If It Ain't Broke, He Won't Mix It
Schneider TM is a mysterious gentleman living in Berlin who makes strange glitch-country hybrid songs that play with the contradictions implicit in singing lackadaisical, direct lyrics (often involving profanity) with warm country instrumentation, then chucking the whole thing into a blender, distorting the vocals through a vocoder and dropping stuttering pneumatic beats all over the wonky result. He’s been putting out material for some time now, to the quiet acclaim of those who like their folktronica with a bit of alienation and attitude, has worked with fellow Berliner Barbara Morgenstern (who remixed the first Postal Service effort, “The Dream Of Evan & Chan”) and was enlisted by Kings Of Convenience’s Erlend Oye to provide the backing for one track on the latter’s solo album. So he knows the right people, although he’s too willfully bizarre to have had a crack at their audiences yet. I don’t think this record will be the one to make his sardonically commercial moniker into anything like a household name, which is pity because amongst all the madness he can freak some pretty funky methodology, so it won’t be for want of my support.

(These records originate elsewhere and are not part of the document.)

template <int I, int N, class F>
__device__ __forceinline__ void sfor3(F&& f) {
    if constexpr (I < N) { f(std::integral_constant<int, I>{}); sfor3<I + 1, N>(f); }
}
template <class S>
struct F3Cfg : FastCfg<S> {
    using B = FastCfg<S>;
    static constexpr int NF(int l) { return (B::out(l) % 16 == 1 || B::out(l) % 16 == 2) ? B::out(l) % 16 : 0; }
    static constexpr int MTF(int l) { return NF(l) ? B::MT(l) - 1 : B::MT(l); }
    static constexpr int fslot(int l, int f) { return 16 * MTF(l) + 4 * f; }
    static constexpr int funit(int l, int f) { return 16 * MTF(l) + f; }
    static constexpr int NLM3 = MTF(B::NL - 1) == 0 ? B::NL - 1 : B::NL;
    static_assert(NLM3 == B::NLM, "fast3 expects the same MFMA/VALU split of the last layer as fast");
    static constexpr int dw_tiles_plain() { int o = 0; for (int m = 0; m < NLM3; ++m) o += MTF(m) * B::NT(m); return o; }
    static constexpr bool NCF(int l) {
        return dw_tiles_plain() <= 39 && l < NLM3 && B::NT(l) >= 2 && MTF(l) >= 1 && MTF(l) <= 4 && B::in(l) + 1 - 16 * (B::NT(l) - 1) <= 4;
    }
    static constexpr int NTF(int l) { return NCF(l) ? B::NT(l) - 1 : B::NT(l); }
    static constexpr int dwt3(int l) { return MTF(l) * NTF(l) + (NCF(l) ? 2 : 0); }
    static constexpr int dwoff3(int l) { int o = 0; for (int m = 0; m < l && m < NLM3; ++m) o += dwt3(m); return o; }
    static constexpr int dwfr3(int l) { return dwoff3(l) + MTF(l) * NTF(l); }
// ... 1066 lines not shown
    static constexpr bool ENABLED = C::DW3_TILES > 0 && C::EP3_TILES == C::DW3_TILES && C::P() >= 2048 &&
                                    (size_t)DENSE_OFF + P4 <= (size_t)C::LDS3_FLOATS;

    template <int W>
    static constexpr int coop_index(int t) {
        if (!CO::ENABLED) return -1;
        for (int l = 0; l < C::NLM3; ++l)
            if (C::MTF(l) > 0 && W < C::MTF(l))
                for (int nt = 0; nt < C::NTF(l); ++nt)
                    if (t == C::dwoff3(l) + W * C::NTF(l) + nt) return CO::cwoff(l) + nt;
        return -1;
    }

    template <int W, int t = 0>
    static __device__ __forceinline__ void stage(f32x4* st, f32x4 (&own)[KMAX], const f32x4 (&dW)[T], const f32x4 (&dWc)[CO::DWC], int lane) {
        if constexpr (t < C::DW3_TILES) {
            f32x4 v = dW[t];
            constexpr int ci = coop_index<W>(t);
            if constexpr (ci >= 0) v += dWc[ci];
            constexpr int sl = slot(t, W);
            if constexpr (sl >= 0) st[sl * 64 + lane] = v;
            else own[t / FAST_WAVES] = v;
            stage<W, t + 1>(st, own, dW, dWc, lane);
        }
    }
    template <int W, int l = 0>
    static __device__ __forceinline__ void stage_nf_coop(f32x4* st, const f32x4 (&dWc)[CO::DWC], int lane) {
        if constexpr (CO::ENABLED && l < C::NLM3) {
            if constexpr (C::MTF(l) > 0 && W < C::MTF(l) && C::NCF(l)) {
                const int i16 = lane & 15, g = lane >> 4;
                if ((i16 & 3) == 0) st[slot(C::dwfr3(l), W) * 64 + 16 * W + 4 * g + (i16 >> 2)] += dWc[CO::cwoff(l) + C::NTF(l)];
            }
            stage_nf_coop<W, l + 1>(st, dWc, lane);
        }
    }
    template <int W, int t, int c>
    static __device__ __forceinline__ f32x4 cpy(const f32x4* st, const f32x4 (&own)[KMAX], int lane) {
        constexpr int sl = slot(t, c);
        if constexpr (sl >= 0) return st[sl * 64 + lane];
        else return own[t / FAST_WAVES];
    }
    static constexpr int NLd = C::NLM3 > 0 ? C::NLM3 : 1;
    template <int W, int k = 0>
    static __device__ __forceinline__ void tiles_sum(const f32x4* st, const f32x4 (&own)[KMAX], int lane, f32x4 (&sum)[KMAX]) {
        if constexpr (k < KMAX) {
            constexpr int t = FAST_WAVES * k + W;
            if constexpr (t < C::DW3_TILES && nf_index(t < C::DW3_TILES ? t : 0) < 0) {
                const f32x4 c0 = cpy<W, t, 0>(st, own, lane), c1 = cpy<W, t, 1>(st, own, lane), c2 = cpy<W, t, 2>(st, own, lane), c3 = cpy<W, t, 3>(st, own, lane);
                sum[k] = (c0 + c1) + (c2 + c3);
            }
            tiles_sum<W, k + 1>(st, own, lane, sum);
        }
    }
    template <int W, int l = 0>
    static __device__ __forceinline__ void nf_sum(const f32x4* st, const f32x4 (&own)[KMAX], int lane, f32x4 (&nfs)[NLd]) {
        if constexpr (l < C::NLM3) {
            if constexpr (C::NCF(l) && (C::dwfr3(l) & (FAST_WAVES - 1)) == W) {
                constexpr int t = C::dwfr3(l);
                const f32x4 c0 = cpy<W, t, 0>(st, own, lane) + cpy<W, t + 1, 0>(st, own, lane), c1 = cpy<W, t, 1>(st, own, lane) + cpy<W, t + 1, 1>(st, own, lane),
                            c2 = cpy<W, t, 2>(st, own, lane) + cpy<W, t + 1, 2>(st, own, lane), c3 = cpy<W, t, 3>(st, own, lane) + cpy<W, t + 1, 3>(st, own, lane);
                nfs[l] = (c0 + c1) + (c2 + c3);
            }
            nf_sum<W, l + 1>(st, own, lane, nfs);
        }
    }
    template <int W, int l = 0>
    static __device__ __forceinline__ void tiles_out(float* dense, const f32x4 (&sum)[KMAX], const f32x4 (&nfs)[NLd], int lane) {
        if constexpr (l < C::NLM3) {
            constexpr int in = C::in(l), out = C::out(l), MT = C::MTF(l);
            if constexpr (C::NCF(l) && (C::dwfr3(l) & (FAST_WAVES - 1)) == W) {
                const int b = lane >> 2, col = unit_of(in, 16 * (C::NT(l) - 1) + 4 * (lane & 3), true);
                if (b < 4 * MT && col >= 0) {
#pragma unroll
                    for (int r = 0; r < 4; ++r) {
                        const int row = unit_of(out, 4 * b + r, false);
                        if (row >= 0) dense[C::offW(l) + (col < in ? row * in + col : in * out + row)] = nfs[l][r];
                    }
                }
            }
            tiles_out_full<W, l, 0>(dense, sum, lane);
            tiles_out<W, l + 1>(dense, sum, nfs, lane);
        }
    }
    template <int W, int l, int k>
    static __device__ __forceinline__ void tiles_out_full(float* dense, const f32x4 (&sum)[KMAX], int lane) {
        constexpr int in = C::in(l), out = C::out(l), MT = C::MTF(l), NT = C::NTF(l);
        if constexpr (k < MT * NT) {
            constexpr int t = C::dwoff3(l) + k, mt = k / (NT > 0 ? NT : 1), nt = k % (NT > 0 ? NT : 1);
            if constexpr ((t & (FAST_WAVES - 1)) == W) {
                const int cs = 16 * nt + (lane & 15), row0 = 16 * mt + 4 * (lane >> 4);
                const int col = l == 0 ? (cs <= in ? cs : -1) : unit_of(in, cs, true);
                if (col >= 0) {
#pragma unroll
                    for (int r = 0; r < 4; ++r) {
                        const int row = unit_of(out, row0 + r, false);
                        if (row >= 0) dense[C::offW(l) + (col < in ? row * in + col : in * out + row)] = sum[t / FAST_WAVES][r];
                    }
                }
            }
            tiles_out_full<W, l, k + 1>(dense, sum, lane);
        }
    }

    template <int W>
    static __device__ __forceinline__ void run(float* __restrict__ lds, float* __restrict__ slab, const f32x4 (&dW)[T], const f32x4 (&dWc)[CO::DWC],
                                               const float (&FP)[FPd], int tid, int lane) {
        const int i16 = lane & 15, g = lane >> 4;
        f32x4* st = reinterpret_cast<f32x4*>(lds);
        float* lb = lds + ST_FLOATS;
        float* dense = lds + DENSE_OFF;
        f32x4 own[KMAX];
        __syncthreads();
        stage<W>(st, own, dW, dWc, lane);
        stage_nf_coop<W>(st, dWc, lane);
        {
            int o = (W * C::FP_REGS * 4 + g) * 16 + i16;
            asm volatile("" : "+v"(o));
#pragma unroll
            for (int r = 0; r < C::FP_REGS; ++r) lb[o + r * 64] = FP[r];
        }
        if (tid < P4 - C::P()) dense[C::P() + tid] = 0.f;
        __syncthreads();
        TSTAMPO(63);
        f32x4 sum[KMAX], nfs[NLd];
        tiles_sum<W>(st, own, lane, sum);
        nf_sum<W>(st, own, lane, nfs);
        float fv[FringeVals<S, 0>::total()];
        int fd[FringeVals<S, 0>::total()];
        FringeVals<S, 0>::template run<0>(lb, tid, fv, fd);
        TSTAMPO(35);
        tiles_out<W>(dense, sum, nfs, lane);
#pragma unroll
        for (int i = 0; i < FringeVals<S, 0>::total(); ++i) if (fd[i] >= 0) dense[fd[i]] = fv[i];
        TSTAMPO(36);
        __syncthreads();
        TSTAMPO(37);
        {
            constexpr int N4 = P4 / 4, NE = (N4 + FAST_THREADS - 1) / FAST_THREADS;
            f32x4 d[NE];
#pragma unroll
            for (int k = 0; k < NE; ++k) {
                const int e = tid + k * FAST_THREADS;
                d[k] = *reinterpret_cast<const f32x4*>(dense + 4 * (e < N4 ? e : 0));
            }
#pragma unroll
            for (int k = 0; k < NE; ++k) {
                const int e = tid + k * FAST_THREADS;
                if (e < N4) store16<true>(slab + 4 * e, d[k]);
            }
        }
    }
};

Reconfigures is a collection of his remixes, most of them collected from past singles, of artists ranging from the well known (Lamb, Lambchop, and the Faint) to the obscure (the majority of the disc). Whilst not actually mixed, the wildly varying nature of the originals is funneled through his signature skewed approach in a fashion that leaves them as complementary variations without diluting their essences. It’s been some time since we’ve heard anything from downtempo mix lords Kruder & Dorfmeister, yet Reconfigures works best if taken as one of their “have vibe, will travel” trips, albeit one of a sharper and more anarchic nature than K&D would ever dream of offering up as the soundtrack to a quiet joint on the sofa.
Not that some of the artists don’t come off as quite charmingly addled as it is. The opening country stroll of Pulseprogramming’s “Suck & Run”, with its rolling thumbsnap of a beat and breezy harmonica, comes with some unbothered profanity and the bizarrely appealing chorus “I wish I had a Hoover / As a big as a Range Rover”. From this he tips into the burbling slinkiness of his take on Margo’s “Take Me”, before drifting into his rejigging of Lamb’s “Wonder”, his backwards-winding sample and flurries of static setting off the strings and Lou Robinson’s voice to marvellous effect. If only Lamb had enlisted him to help out on their last, rather bland album. We then bounce through the worrying punkfunk of Rechenzentrum before sliding to a halt on a drift of petering static, only to be met by a lurching bass tone surge and a fragment of a reggae vocal. It’s Patrice, a reggae singer who’s been doing well for himself in Germany recently (and incidentally went to the school—Salem—my father now teaches at), and on this Turtle Bay Country Club track, “Heaven TM”, he duets with a lady known as Onejiru to lovely effect as Schneider allows the song to settle into a pretty acoustic beach wander before bringing back that bass and rubbing it into the groove a little.
Elsewhere he adds squelch to the menace of the Faint’s “Conductor”, takes Philip Boa & The Voodooclub’s “Eugene” on a gloriously expansive trip into the stratosphere of soft electro-tinged click house, lets saucy siren-in-waiting Ruby drip all over a deliciously laidback funk groove whilst she purs “Butterrrr / Running over me” and turns Lambchop’s wonderful “The New Cobweb Summer” into a lysergic trundle through a sunny glade, as Kurt Wagner’s dried cigar leaf of a voice reflects hopefully on “the link between profound and pain” whilst accompanied by a procession of shiny metal insects, occasionally pausing for a little tuba-led tango shuffle. By the time he closes out proceedings with the Kompakt-esque house groove of Turner’s “Multiorgel”, it is impossible not to be won over by the appealingly tactile glow of the ever-unpredictable reconfigurations assembled here, and it’s a measure of his taste and skill as a remixer that the lesser known material shines just as brightly as the recognisable songs he’s buffed up.
A spluttering, cooing, pulsing, strutting, soaring, coarsely vibrant and utterly unexpected delight. All those recently converted to synthpop by Give Up should check their minds in for reconfiguration forthwith.